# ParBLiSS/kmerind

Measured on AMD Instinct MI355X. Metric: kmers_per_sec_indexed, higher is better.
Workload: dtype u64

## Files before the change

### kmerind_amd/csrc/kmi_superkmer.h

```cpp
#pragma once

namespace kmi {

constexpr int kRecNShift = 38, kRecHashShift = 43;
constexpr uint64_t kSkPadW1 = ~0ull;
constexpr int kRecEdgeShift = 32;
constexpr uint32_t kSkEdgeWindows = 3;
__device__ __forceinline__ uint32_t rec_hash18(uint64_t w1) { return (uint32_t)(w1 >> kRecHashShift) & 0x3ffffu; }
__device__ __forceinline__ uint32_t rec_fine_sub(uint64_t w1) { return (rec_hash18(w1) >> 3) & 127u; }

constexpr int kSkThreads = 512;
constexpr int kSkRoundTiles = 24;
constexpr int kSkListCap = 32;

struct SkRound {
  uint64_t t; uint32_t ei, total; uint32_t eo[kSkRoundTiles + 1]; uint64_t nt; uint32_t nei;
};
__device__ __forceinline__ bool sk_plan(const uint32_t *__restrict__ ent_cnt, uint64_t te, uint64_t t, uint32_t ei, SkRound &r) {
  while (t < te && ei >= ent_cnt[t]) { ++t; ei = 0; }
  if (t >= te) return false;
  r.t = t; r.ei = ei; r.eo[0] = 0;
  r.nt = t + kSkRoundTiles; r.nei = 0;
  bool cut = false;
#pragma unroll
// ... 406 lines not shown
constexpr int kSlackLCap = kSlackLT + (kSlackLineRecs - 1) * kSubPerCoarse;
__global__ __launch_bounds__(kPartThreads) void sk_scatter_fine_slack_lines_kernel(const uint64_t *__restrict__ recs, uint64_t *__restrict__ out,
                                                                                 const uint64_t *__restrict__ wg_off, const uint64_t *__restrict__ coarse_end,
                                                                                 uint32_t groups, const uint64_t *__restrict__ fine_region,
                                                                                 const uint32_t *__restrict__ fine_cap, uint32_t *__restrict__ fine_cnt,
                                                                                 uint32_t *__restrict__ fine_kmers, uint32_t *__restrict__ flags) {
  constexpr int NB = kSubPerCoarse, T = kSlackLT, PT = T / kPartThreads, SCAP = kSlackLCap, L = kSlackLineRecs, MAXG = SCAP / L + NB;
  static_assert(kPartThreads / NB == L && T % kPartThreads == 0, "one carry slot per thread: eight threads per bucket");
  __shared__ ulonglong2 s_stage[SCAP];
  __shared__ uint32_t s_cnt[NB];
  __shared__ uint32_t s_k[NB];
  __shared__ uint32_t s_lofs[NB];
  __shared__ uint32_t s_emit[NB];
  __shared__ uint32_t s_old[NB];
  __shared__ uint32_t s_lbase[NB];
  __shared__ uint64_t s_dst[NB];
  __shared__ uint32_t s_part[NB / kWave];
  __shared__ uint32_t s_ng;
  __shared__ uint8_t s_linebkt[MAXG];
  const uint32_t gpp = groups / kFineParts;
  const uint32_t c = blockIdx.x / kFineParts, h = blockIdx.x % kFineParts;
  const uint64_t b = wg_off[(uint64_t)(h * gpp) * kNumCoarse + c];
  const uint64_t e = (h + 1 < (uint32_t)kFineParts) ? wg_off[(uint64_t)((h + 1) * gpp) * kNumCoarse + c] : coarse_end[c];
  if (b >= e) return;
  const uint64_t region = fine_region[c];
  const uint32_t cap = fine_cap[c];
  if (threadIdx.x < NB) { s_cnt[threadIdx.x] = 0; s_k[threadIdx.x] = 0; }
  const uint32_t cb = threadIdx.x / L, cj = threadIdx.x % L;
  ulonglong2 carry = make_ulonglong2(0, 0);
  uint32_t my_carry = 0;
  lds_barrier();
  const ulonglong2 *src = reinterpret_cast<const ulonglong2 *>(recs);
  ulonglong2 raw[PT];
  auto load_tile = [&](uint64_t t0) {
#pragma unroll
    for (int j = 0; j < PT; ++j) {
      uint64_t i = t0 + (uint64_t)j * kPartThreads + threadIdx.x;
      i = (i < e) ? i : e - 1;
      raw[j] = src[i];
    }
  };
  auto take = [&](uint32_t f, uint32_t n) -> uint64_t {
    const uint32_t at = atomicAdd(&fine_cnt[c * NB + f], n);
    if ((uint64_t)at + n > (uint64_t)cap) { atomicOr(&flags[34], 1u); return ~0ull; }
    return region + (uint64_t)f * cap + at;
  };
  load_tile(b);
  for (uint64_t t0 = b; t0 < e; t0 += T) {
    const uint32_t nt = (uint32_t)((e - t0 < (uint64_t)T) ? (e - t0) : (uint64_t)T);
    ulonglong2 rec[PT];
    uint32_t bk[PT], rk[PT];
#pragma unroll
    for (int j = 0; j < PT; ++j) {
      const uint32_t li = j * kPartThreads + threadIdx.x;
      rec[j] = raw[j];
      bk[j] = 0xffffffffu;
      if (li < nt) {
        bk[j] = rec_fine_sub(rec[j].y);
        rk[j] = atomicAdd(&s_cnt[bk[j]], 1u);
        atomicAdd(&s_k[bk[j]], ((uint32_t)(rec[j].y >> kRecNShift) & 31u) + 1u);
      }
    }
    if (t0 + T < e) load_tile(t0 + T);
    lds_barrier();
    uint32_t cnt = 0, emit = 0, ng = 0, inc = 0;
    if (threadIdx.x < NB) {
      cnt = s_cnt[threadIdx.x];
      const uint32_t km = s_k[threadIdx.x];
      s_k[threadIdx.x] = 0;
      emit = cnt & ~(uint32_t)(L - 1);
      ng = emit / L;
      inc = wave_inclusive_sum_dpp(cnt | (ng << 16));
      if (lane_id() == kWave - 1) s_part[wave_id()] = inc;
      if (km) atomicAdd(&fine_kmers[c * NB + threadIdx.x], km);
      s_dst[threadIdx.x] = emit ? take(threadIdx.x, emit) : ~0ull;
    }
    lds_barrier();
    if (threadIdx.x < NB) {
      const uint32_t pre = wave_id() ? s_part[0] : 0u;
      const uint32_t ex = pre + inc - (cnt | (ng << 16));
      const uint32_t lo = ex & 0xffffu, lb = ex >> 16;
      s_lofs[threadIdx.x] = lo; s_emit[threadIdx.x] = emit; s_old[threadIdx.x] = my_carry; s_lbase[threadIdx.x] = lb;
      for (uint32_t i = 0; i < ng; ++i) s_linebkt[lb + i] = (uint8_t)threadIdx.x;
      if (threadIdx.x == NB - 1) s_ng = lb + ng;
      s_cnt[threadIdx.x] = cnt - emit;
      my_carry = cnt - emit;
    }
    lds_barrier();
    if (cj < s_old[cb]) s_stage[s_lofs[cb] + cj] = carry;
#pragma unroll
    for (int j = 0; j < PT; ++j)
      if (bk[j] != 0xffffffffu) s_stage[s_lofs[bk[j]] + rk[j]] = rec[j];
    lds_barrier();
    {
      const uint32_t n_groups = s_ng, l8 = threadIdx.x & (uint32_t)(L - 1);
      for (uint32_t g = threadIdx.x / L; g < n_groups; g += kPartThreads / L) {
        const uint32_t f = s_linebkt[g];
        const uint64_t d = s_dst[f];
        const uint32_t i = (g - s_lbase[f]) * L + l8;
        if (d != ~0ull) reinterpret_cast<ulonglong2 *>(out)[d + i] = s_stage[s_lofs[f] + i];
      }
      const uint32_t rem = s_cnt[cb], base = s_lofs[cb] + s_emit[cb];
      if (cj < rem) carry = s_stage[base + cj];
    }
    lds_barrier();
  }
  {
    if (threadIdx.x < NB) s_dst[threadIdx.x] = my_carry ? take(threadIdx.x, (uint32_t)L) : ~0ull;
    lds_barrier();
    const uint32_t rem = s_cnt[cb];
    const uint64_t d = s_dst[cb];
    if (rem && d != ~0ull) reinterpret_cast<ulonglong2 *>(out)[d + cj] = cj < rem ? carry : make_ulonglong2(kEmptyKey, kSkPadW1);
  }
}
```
##############################
Work to complete: From the records above, count the lines that contain "take". Only the number should be written.

Solution to this exercise: 3